◆ What you will do: Take the entries below and print, exactly, the stretch from the line containing "const float m_use" through the line containing "const int chunk = dn", both included.

◆ Dataset extract:

###

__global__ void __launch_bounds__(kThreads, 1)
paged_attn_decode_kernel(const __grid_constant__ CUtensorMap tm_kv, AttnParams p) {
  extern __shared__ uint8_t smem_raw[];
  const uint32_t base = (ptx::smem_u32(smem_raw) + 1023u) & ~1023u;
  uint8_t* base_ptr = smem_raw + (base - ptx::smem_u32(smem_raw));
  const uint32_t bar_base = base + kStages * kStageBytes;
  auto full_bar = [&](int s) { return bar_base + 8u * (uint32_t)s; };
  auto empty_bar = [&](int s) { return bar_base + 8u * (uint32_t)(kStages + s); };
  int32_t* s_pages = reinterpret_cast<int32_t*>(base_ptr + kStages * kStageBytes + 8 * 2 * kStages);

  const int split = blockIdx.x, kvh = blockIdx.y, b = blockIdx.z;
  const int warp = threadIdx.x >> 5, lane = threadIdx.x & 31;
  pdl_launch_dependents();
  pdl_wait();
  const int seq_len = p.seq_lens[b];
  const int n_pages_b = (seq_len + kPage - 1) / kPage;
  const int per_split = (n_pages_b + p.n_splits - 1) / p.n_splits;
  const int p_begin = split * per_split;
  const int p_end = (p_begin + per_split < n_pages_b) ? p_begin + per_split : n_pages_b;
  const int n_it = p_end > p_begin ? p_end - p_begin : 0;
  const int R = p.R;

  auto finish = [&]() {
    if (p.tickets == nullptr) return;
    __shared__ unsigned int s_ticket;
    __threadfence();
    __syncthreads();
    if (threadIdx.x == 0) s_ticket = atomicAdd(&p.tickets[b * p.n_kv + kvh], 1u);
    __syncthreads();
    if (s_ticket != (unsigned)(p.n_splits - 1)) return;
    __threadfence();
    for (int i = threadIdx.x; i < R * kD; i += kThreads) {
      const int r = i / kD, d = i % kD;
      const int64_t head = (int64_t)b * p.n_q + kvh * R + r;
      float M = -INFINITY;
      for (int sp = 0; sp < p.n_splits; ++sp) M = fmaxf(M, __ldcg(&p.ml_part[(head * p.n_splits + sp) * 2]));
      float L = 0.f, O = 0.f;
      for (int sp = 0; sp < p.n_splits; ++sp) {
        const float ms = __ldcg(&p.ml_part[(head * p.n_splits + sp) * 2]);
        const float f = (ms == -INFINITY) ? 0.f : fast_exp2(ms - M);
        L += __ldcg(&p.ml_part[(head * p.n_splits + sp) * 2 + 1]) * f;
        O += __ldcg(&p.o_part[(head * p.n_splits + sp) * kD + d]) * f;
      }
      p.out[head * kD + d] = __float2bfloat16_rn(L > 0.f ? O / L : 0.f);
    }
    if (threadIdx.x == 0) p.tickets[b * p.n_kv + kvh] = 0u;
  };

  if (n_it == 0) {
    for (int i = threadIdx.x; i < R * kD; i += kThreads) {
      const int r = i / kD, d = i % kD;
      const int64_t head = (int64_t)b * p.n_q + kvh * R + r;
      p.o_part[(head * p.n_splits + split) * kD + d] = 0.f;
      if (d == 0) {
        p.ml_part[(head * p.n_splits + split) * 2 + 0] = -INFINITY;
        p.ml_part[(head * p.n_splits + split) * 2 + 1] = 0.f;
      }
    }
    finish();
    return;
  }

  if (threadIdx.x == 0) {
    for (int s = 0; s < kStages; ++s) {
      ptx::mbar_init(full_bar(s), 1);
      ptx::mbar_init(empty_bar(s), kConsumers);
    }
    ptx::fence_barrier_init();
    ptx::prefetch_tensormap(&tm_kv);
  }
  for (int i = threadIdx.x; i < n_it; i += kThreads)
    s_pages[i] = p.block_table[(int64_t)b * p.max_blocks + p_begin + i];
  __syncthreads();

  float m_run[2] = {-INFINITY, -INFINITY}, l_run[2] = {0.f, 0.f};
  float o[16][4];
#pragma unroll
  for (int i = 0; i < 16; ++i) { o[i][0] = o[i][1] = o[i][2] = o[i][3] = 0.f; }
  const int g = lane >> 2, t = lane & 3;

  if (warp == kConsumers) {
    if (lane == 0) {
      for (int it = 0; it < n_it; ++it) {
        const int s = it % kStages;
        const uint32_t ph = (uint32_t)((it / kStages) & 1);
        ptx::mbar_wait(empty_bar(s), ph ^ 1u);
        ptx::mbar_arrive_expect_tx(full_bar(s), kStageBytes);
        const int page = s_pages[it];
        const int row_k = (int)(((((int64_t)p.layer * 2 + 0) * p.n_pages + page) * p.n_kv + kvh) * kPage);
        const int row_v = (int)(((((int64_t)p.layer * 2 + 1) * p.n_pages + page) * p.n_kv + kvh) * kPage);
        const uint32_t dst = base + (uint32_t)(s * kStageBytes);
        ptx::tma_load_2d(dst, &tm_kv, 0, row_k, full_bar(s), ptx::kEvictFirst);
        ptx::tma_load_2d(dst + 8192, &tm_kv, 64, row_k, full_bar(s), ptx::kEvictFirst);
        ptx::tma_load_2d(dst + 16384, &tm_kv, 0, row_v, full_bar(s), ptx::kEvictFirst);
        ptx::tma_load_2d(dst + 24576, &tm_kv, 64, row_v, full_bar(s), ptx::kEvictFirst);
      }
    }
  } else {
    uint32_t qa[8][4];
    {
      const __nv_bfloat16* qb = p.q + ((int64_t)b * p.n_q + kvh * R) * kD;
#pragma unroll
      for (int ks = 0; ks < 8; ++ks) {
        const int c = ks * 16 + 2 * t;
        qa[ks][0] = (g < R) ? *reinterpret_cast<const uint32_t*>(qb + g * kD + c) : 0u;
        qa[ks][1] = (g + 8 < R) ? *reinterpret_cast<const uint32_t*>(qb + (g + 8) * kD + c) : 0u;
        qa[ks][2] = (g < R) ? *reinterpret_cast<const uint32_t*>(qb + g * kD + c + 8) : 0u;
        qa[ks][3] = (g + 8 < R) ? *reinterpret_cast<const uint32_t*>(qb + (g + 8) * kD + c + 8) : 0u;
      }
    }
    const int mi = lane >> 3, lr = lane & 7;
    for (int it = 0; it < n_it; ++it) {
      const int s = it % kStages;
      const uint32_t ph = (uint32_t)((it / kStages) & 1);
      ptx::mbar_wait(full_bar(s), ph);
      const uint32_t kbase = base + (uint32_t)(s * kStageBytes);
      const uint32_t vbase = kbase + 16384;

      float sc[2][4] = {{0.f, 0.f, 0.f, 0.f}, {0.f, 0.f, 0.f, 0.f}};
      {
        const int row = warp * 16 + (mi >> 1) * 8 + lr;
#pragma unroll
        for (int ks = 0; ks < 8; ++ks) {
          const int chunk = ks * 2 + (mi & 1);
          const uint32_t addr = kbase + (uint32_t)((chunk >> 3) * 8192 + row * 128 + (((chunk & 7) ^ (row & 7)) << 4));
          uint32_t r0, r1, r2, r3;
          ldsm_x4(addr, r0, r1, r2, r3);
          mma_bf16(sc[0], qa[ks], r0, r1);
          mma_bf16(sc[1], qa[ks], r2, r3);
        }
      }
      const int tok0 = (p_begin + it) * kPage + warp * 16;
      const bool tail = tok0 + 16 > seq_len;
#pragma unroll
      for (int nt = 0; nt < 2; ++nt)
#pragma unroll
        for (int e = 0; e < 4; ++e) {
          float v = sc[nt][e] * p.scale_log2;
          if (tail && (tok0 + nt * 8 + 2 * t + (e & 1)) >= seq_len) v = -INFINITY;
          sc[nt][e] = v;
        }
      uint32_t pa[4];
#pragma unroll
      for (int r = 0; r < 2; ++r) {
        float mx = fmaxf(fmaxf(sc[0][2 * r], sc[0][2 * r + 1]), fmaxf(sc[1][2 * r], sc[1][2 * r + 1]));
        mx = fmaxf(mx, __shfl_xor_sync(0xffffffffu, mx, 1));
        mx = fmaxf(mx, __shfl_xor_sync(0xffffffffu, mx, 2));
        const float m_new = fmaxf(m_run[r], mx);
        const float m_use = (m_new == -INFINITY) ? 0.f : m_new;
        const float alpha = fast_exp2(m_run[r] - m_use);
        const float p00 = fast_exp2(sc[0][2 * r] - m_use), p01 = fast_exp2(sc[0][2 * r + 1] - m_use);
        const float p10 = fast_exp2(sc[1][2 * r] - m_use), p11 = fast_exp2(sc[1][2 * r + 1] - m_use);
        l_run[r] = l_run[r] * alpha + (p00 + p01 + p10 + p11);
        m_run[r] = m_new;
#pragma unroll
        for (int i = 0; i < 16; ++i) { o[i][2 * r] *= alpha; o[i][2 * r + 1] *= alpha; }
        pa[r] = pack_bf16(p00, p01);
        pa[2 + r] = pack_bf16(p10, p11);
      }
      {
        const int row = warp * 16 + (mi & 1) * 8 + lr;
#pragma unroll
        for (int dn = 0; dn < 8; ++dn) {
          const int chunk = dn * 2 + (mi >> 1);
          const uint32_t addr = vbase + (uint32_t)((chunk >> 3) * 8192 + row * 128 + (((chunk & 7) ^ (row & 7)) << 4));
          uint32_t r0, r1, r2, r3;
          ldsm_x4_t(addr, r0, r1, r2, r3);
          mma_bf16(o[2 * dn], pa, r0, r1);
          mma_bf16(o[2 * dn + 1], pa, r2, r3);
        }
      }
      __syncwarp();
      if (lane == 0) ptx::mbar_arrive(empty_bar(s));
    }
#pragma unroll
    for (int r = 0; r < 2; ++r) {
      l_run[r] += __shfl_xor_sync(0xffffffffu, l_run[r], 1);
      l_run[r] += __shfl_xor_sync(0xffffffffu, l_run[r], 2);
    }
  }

###

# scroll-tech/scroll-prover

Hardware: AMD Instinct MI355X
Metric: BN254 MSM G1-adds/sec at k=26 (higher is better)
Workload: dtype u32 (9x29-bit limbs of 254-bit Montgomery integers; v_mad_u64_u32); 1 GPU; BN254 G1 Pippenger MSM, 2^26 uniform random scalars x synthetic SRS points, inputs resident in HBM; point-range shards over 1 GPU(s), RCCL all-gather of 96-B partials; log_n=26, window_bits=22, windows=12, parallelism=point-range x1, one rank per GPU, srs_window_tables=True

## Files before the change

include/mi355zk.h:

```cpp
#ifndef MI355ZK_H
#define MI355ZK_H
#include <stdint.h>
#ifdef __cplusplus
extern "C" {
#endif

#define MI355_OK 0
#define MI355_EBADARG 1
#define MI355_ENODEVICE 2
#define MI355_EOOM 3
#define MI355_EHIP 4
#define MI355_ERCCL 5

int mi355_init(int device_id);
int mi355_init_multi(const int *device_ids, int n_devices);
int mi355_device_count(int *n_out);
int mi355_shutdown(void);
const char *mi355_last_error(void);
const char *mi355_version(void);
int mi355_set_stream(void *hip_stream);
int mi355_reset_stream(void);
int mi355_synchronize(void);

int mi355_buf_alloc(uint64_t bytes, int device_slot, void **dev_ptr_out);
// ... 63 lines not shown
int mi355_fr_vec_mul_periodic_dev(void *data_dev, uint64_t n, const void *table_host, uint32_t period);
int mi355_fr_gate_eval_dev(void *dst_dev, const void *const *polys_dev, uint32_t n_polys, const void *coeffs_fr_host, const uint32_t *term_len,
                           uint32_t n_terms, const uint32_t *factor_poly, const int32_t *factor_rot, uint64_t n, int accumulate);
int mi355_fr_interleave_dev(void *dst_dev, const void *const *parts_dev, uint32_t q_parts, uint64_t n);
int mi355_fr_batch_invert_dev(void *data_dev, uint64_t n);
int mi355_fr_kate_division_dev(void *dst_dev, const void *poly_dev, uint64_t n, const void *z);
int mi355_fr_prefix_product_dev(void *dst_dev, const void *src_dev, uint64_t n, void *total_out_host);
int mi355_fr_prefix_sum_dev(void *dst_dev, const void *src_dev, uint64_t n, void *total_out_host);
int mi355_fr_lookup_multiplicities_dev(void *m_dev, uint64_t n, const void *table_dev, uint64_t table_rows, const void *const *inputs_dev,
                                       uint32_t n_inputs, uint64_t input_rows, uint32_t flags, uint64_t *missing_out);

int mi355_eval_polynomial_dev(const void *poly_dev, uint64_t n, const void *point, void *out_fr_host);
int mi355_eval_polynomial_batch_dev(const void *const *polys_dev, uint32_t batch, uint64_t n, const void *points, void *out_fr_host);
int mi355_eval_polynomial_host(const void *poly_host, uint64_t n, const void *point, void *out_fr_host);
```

###

◆ Worked solution:
        const float m_use = (m_new == -INFINITY) ? 0.f : m_new;
        const float alpha = fast_exp2(m_run[r] - m_use);
        const float p00 = fast_exp2(sc[0][2 * r] - m_use), p01 = fast_exp2(sc[0][2 * r + 1] - m_use);
        const float p10 = fast_exp2(sc[1][2 * r] - m_use), p11 = fast_exp2(sc[1][2 * r + 1] - m_use);
        l_run[r] = l_run[r] * alpha + (p00 + p01 + p10 + p11);
        m_run[r] = m_new;
#pragma unroll
        for (int i = 0; i < 16; ++i) { o[i][2 * r] *= alpha; o[i][2 * r + 1] *= alpha; }
        pa[r] = pack_bf16(p00, p01);
        pa[2 + r] = pack_bf16(p10, p11);
      }
      {
        const int row = warp * 16 + (mi & 1) * 8 + lr;
#pragma unroll
        for (int dn = 0; dn < 8; ++dn) {
          const int chunk = dn * 2 + (mi >> 1);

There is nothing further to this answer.